▼▼▼
# dbolya/yolact

Hardware: AMD Instinct MI355X
Metric: images/sec (550x550, batch 8 per GPU), YOLACT yolact_resnet50 forward + Detect (Fast NMS) (higher is better)
Workload: dtype f32 (fp32 in / fp32 accumulate / fp32 out; 92 % of the GEMM time on fp16x2 tiles = every fp32 operand as two fp16 pieces by round to nearest (22 significant bits + 2 signs: exact for ~2/3 of all fp32 values, one fp32 ulp otherwise), 3 exact piece products per product on the fp16 matrix pipe; measure

## Files before the change

### include/yolact_amd.h

```cpp
#ifndef YOLACT_AMD_H
#define YOLACT_AMD_H
#include <stddef.h>
#include <stdint.h>

#ifdef __cplusplus
extern "C" {
#endif

#define YMI_ABI_VERSION 9

#define YMI_EFORMAT (-4)
#define YMI_EUNSUPPORTED (-5)

enum { YMI_ACT_NONE = 0, YMI_ACT_RELU = 1, YMI_ACT_LEAKY01 = 2, YMI_ACT_TANH = 3, YMI_ACT_SIGMOID = 4 };
enum { YMI_RES_NONE = 0, YMI_RES_ADD = 1, YMI_RES_BILINEAR = 2 };

typedef struct {
  int32_t n0, n1;
  int32_t act;
  int32_t row_stride;
  int64_t batch_stride;
  float *ptr;
} ymi_conv_seg;

// ... 468 lines not shown
  const float *x;
  float *y;
  int32_t B, H, W, cout_pad;
  const void *w_h2;
  const float *scale_h2, *bias;
  float *y_amax;
  int32_t kpad, _pad0;
} ymi_stem_desc;
int ymi_stem_pool_f32(const ymi_stem_desc *d, void *stream);

typedef struct ymi_chain_desc {
  const float *x, *res;
  float *y, *z;
  const void *w_a_h2, *w_b_h2;
  const float *scale_a_h2, *bias_a, *scale_b_h2, *bias_b;
  const float *x_amax;
  float *y_amax, *z_amax;
  int64_t M;
  int32_t ldx, res_ld, ldy, ldz;
  int32_t k_a, n_a, n_b;
  int32_t cout_pad_a, cout_pad_b;
  int32_t act_a, act_b, _pad0;
  const float *res_amax;
  float gain_a, bias_max_a;
} ymi_chain_desc;
int ymi_pointwise_chain_f32(const ymi_chain_desc *d, void *stream);

typedef struct ymi_stage_exit_desc {
  ymi_chain_desc chain;
  int32_t B, H, W, y_stride;
} ymi_stage_exit_desc;
int ymi_stage_exit_chain_f32(const ymi_stage_exit_desc *d, void *stream);

enum { YMI_OP_NOP = 0, YMI_OP_CONV = 1, YMI_OP_WINO = 2, YMI_OP_DCN = 3, YMI_OP_CHAIN = 4, YMI_OP_STEM = 5, YMI_OP_INPUT = 6,
       YMI_OP_BILINEAR = 7, YMI_OP_MAXPOOL = 8, YMI_OP_BILINEAR_ADD = 9, YMI_OP_RECORD = 10, YMI_OP_WAIT = 11, YMI_OP_MEMSET = 12,
       YMI_OP_STAGE_EXIT = 13 };
enum { YMI_SEC_NONE = 0, YMI_SEC_BACKBONE = 1, YMI_SEC_FPN = 2, YMI_SEC_PROTO = 3, YMI_SEC_HEADS = 4 };
typedef struct ymi_plan_op {
  int32_t kind;
  int32_t stream;
  int32_t section;
  int32_t _pad;
  const void *desc;
  void *p[3];
  int64_t i[8];
  double f[2];
} ymi_plan_op;
int ymi_event_create(void **ev);
int ymi_event_destroy(void *ev);
int ymi_plan_run(const ymi_plan_op *ops, int first, int last, void *stream_a, void *stream_b, void *const *events, int overlap,
                 int skip_sections, int32_t *failed_op);
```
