static void fill_stream_params(VpStreamParams &o, const vp_params &P)
{
    o.orderVoice = P.lpcVoice; o.orderSynth = P.lpcSynth; o.key = P.keyPitch;
    o.dryOn = ((double)P.gainVoice > -59.0);
    o.synthOn = ((double)P.gainSynth > -59.0);
    o.gainPitch = (double)db_to_gain_f(P.gainPitch);
    o.gainVoc = (double)db_to_gain_f(P.gainVoc);
    o.gainVoice = (double)db_to_gain_f(P.gainVoice);
    o.gainSynth = (double)db_to_gain_f(P.gainSynth);
}
// ... 68 lines not shown
    if (rc) return rc;
    VpCall c0;
    memset(&c0, 0, sizeof c0);
    c0.inCounter = h->inCounter; c0.outCounter = h->outCounter; c0.currCounter = h->currCounter;
    c0.inplace = inplace;
    c0.iirFast = h->iirMode;
    c0.nBlocks = 1;
    if (mono) {
        c0.inMono = h->synthNonZero > 0 ? 1 : 2;
        h->synthNonZero = std::max(0, h->synthNonZero - g.N * nBlocks);
    } else {
        c0.inMono = 0;
        h->synthNonZero = g.inSize;
    }
    c0.yinCert = (h->yinMode == VP_YIN_XCORR || h->yinMode == VP_YIN_FFT) ? 1 : (h->yinMode == VP_YIN_XCORR_FORCE_FALLBACK) ? 2 : 0;

    for (auto &co : h->cohorts) {
        VpCall c = c0;
        VpDev d = h->d;
        d.streamMap = co.dMap;
        d.outAcc2 = h->acc2Live > 0 ? h->acc2 : nullptr;
        c.pitchOn = co.pitchOn; c.vocOn = co.vocOn;
        c.vStart = co.vStart;
        c.nWin = 0;
        if (c.vocOn && co.vStart < g.N) c.nWin = (g.N - co.vStart + g.h - 1) / g.h;
        c.pStart = co.pStart; c.nChunk0 = co.nChunk;
        c.nSteps = 0;
        if (c.pitchOn && co.pStart < g.N) c.nSteps = (g.N - co.pStart + g.C - 1) / g.C;

        const bool runVoc = c.nWin > 0, runPitch = c.nSteps > 0 || (nBlocks > 1 && c.pitchOn);
        bool runPitchDone = false;
        if (!runVoc && !runPitch) {
            { ProfScope ps(h, st, 0); hipLaunchKernelGGL(vp_k_ingest_gate, dim3(co.n), dim3(256), 0, st, g, c, d, d_in); }
            { ProfScope ps(h, st, 3); hipLaunchKernelGGL(vp_k_emit, dim3(co.n), dim3(256), 0, st, g, c, d, d_out); }
        } else {
            const bool batched = runVoc && voc_batched_for(h, c.nWin, co.oVmax, co.oSmax);
            if (batched && runPitch && c.iirFast && nBlocks == 1 && (h->overlap == 1 || (h->overlap == VP_OVERLAP_AUTO && !pitch_lite(h, true)))) {
                struct Fork { vp_handle *h; hipStream_t st; VpGeom g; VpCall cp; VpDev dp; const float *in; float *out; int n; hipError_t err; } fk;
                fk.h = h; fk.st = st; fk.g = g; fk.cp = c; fk.dp = d; fk.in = d_in; fk.out = d_out; fk.n = co.n; fk.err = hipSuccess;
                fk.cp.fuseIngest = 0; fk.cp.fuseEmit = 0; fk.cp.nBlocks = 1;
                fk.dp.outAcc = h->acc2; fk.dp.outAcc2 = nullptr;
                auto fork = [](void *a) {
                    Fork *f = (Fork *)a;
                    vp_handle *h = f->h;
                    if ((f->err = hipEventRecord(h->evFork, f->st)) != hipSuccess) return;
                    if ((f->err = hipStreamWaitEvent(h->auxStream, h->evFork, 0)) != hipSuccess) return;
                    ProfScope ps(h, h->auxStream, 2);
                    PitchPlan plan = pitch_plan(h, true, 1);
                    if (const int fw = f->cp.yinCert ? pitch_xfft_waves(h, true, 1) : 0) {
                        const size_t off = (plan.lds + 15) / 16 * 16;
                        f->cp.fftOff = (int)off; f->cp.fftWaves = fw; plan.lds = off + pitch_xfft_lds(h);
                    }
                    f->cp.ldsBytes = (int)plan.lds;
                    hipLaunchKernelGGL(plan.fn, dim3(f->n), dim3(512), plan.lds, h->auxStream, f->g, f->cp, f->dp, f->in, f->out);
                };
                VpCall cv = c;
                cv.fuseIngest = 1; cv.fuseEmit = 0;
                VpV2 v = h->v2;
                v.nStreams = co.n; v.oVmax = co.oVmax; v.oSmax = co.oSmax;
                { ProfScope ps(h, st, 1); vp_v2_launch(g, cv, d, v, d_in, d_out, st, fork, &fk); }
                if (fk.err != hipSuccess) return fail_hip(h, fk.err, "fork of the pitch kernel");
                HIPCHK(h, hipEventRecord(h->evJoin, h->auxStream));
                HIPCHK(h, hipStreamWaitEvent(st, h->evJoin, 0));
                VpDev de = d;
                de.outAcc2 = h->acc2;
                { ProfScope ps(h, st, 3); hipLaunchKernelGGL(vp_k_emit, dim3(co.n), dim3(256), 0, st, g, c, de, d_out); }
                h->acc2Live = (g.outSize + g.N - 1) / g.N + 1;
                runPitchDone = true;
            } else if (batched) {
                VpCall cv = c;
                cv.fuseIngest = 1; cv.fuseEmit = runPitch ? 0 : 1;
                ProfScope ps(h, st, 1);
                VpV2 v = h->v2;
                v.nStreams = co.n; v.oVmax = co.oVmax; v.oSmax = co.oSmax;
                vp_v2_launch(g, cv, d, v, d_in, d_out, st);
            } else if (runVoc) {
                VpCall cv = c;
                cv.fuseIngest = 1; cv.fuseEmit = runPitch ? 0 : 1;
                ProfScope ps(h, st, 1);
                int nw = std::min(h->vocWaves, c.nWin);
                if (nw < 4) nw = std::min(4, h->vocWaves);
                const int nl = voc_lite_slots(h, cv.iirFast != 0, nw);
                const bool lite = nl > 0;
                if (lite) nw = nl;
                cv.ldsBytes = (int)vp_voc_lds_bytes(g.W, nw);
                cv.vocWin = nw;
                const int nThreads = 64 * nw * std::max(1, 8 / nw);
                hipLaunchKernelGGL(lite ? vp_k_vocoder_lite : voc_o48(co.oVmax) ? vp_k_vocoder_o48 : vp_k_vocoder, dim3(co.n), dim3(nThreads), vp_voc_lds_bytes(g.W, nw), st,
                                   g, cv, d, d_in, d_out);
            }
            if (runPitch && !runPitchDone) {
                VpCall cp = c;
                cp.fuseIngest = runVoc ? 0 : 1; cp.fuseEmit = 1;
                cp.nBlocks = nBlocks;
                ProfScope ps(h, st, 2);
                PitchPlan plan = pitch_plan(h, cp.iirFast != 0, nBlocks);
                const int fw = cp.yinCert ? pitch_xfft_waves(h, cp.iirFast != 0, nBlocks) : 0;
                const size_t fftMin = fw ? pitch_xfft_lds(h) + 16 : 0;
                if (nBlocks == 1 && !pitch_lite(h, cp.iirFast != 0) && plan.lds + vp_pitch_acc_lds_bytes(g) + 16 + fftMin <= h->ldsMax) {
                    cp.ldsAcc = 1;
                    plan.lds = ((plan.lds + 15) / 16) * 16 + vp_pitch_acc_lds_bytes(g);
                }
                if (fw) {
                    const size_t off = (plan.lds + 15) / 16 * 16;
                    cp.fftOff = (int)off; cp.fftWaves = fw; plan.lds = off + pitch_xfft_lds(h);
                }
                cp.ldsBytes = (int)plan.lds;
                if (pitch_ws_ok(h, cp.iirFast != 0, nBlocks, cp.nSteps)) {
                    cp.ldsAcc = 1; cp.fftOff = 0; cp.fftWaves = 0;
                    cp.ldsBytes = (int)vp_pitch_ws_lds_bytes(g, cp.nSteps);
                    static const int wsWaves = [] { const char *e = getenv("VP_WS_WAVES"); const int v = e ? atoi(e) : 0; return (v >= 8 && v <= 12) ? v : 12; }();
                    VpWsSched sc;
                    memset(&sc, 0, sizeof sc);
                    if (!ws_build_sched(g, cp.nChunk0, cp.nSteps, sc)) return fail_hip(h, hipErrorInvalidValue, "pitch schedule");
                    const auto wsk = g.orderPitch > 15 ? (cp.iirFast ? vp_k_pitch_ws_o24 : vp_k_pitch_ws_x_o24) : (cp.iirFast ? vp_k_pitch_ws : vp_k_pitch_ws_x);
                    hipLaunchKernelGGL(wsk, dim3(co.n), dim3(64 * wsWaves), (size_t)cp.ldsBytes, st, g, cp, d, sc, d_in, d_out);
                } else
                hipLaunchKernelGGL(plan.fn, dim3(co.n), dim3(512), plan.lds, st, g, cp, d, d_in, d_out);
            }
        }
        hipError_t e = hipGetLastError();
        if (e != hipSuccess) return fail_hip(h, e, "kernel launch");

        for (int b = 0; b < nBlocks; b++) {
            if (co.vocOn) {
                const int nWin = (co.vStart < g.N) ? (g.N - co.vStart + g.h - 1) / g.h : 0;
                co.vStart = co.vStart + nWin * g.h - g.N;
            }
            if (co.pitchOn) {
                const int nSteps = (co.pStart < g.N) ? (g.N - co.pStart + g.C - 1) / g.C : 0;
                int nChunk = co.nChunk;
                for (int i = 0; i < nSteps; i++) {
                    if (nChunk % g.cpf == g.cpf - 1) nChunk = 1 % g.cpf;
                    else nChunk += 1;
                }
                co.nChunk = nChunk;
                co.pStart = co.pStart + nSteps * g.C - g.N;
            }
        }
    }
    for (auto &co : h->cohorts)
        if (co.vocOn) h->accLive = (g.outSize + g.N - 1) / g.N + 1;
    h->acc2Live = std::max(0, h->acc2Live - nBlocks);
    h->accLive = std::max(0, h->accLive - nBlocks);
    for (int b = 0; b < nBlocks; b++) {
        h->outCounter = (h->outCounter + g.N) % g.outSize;
        h->inCounter = (h->inCounter + g.N) % g.inSize;
        h->currCounter = (h->currCounter + g.N) % g.inSize;
    }
    guard.armed = false;
    return VP_OK;
}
▲▲▲
[Required action]:
Count how many lines in the entries above hold the word "shown". Give that number by itself.

[Response area]:
2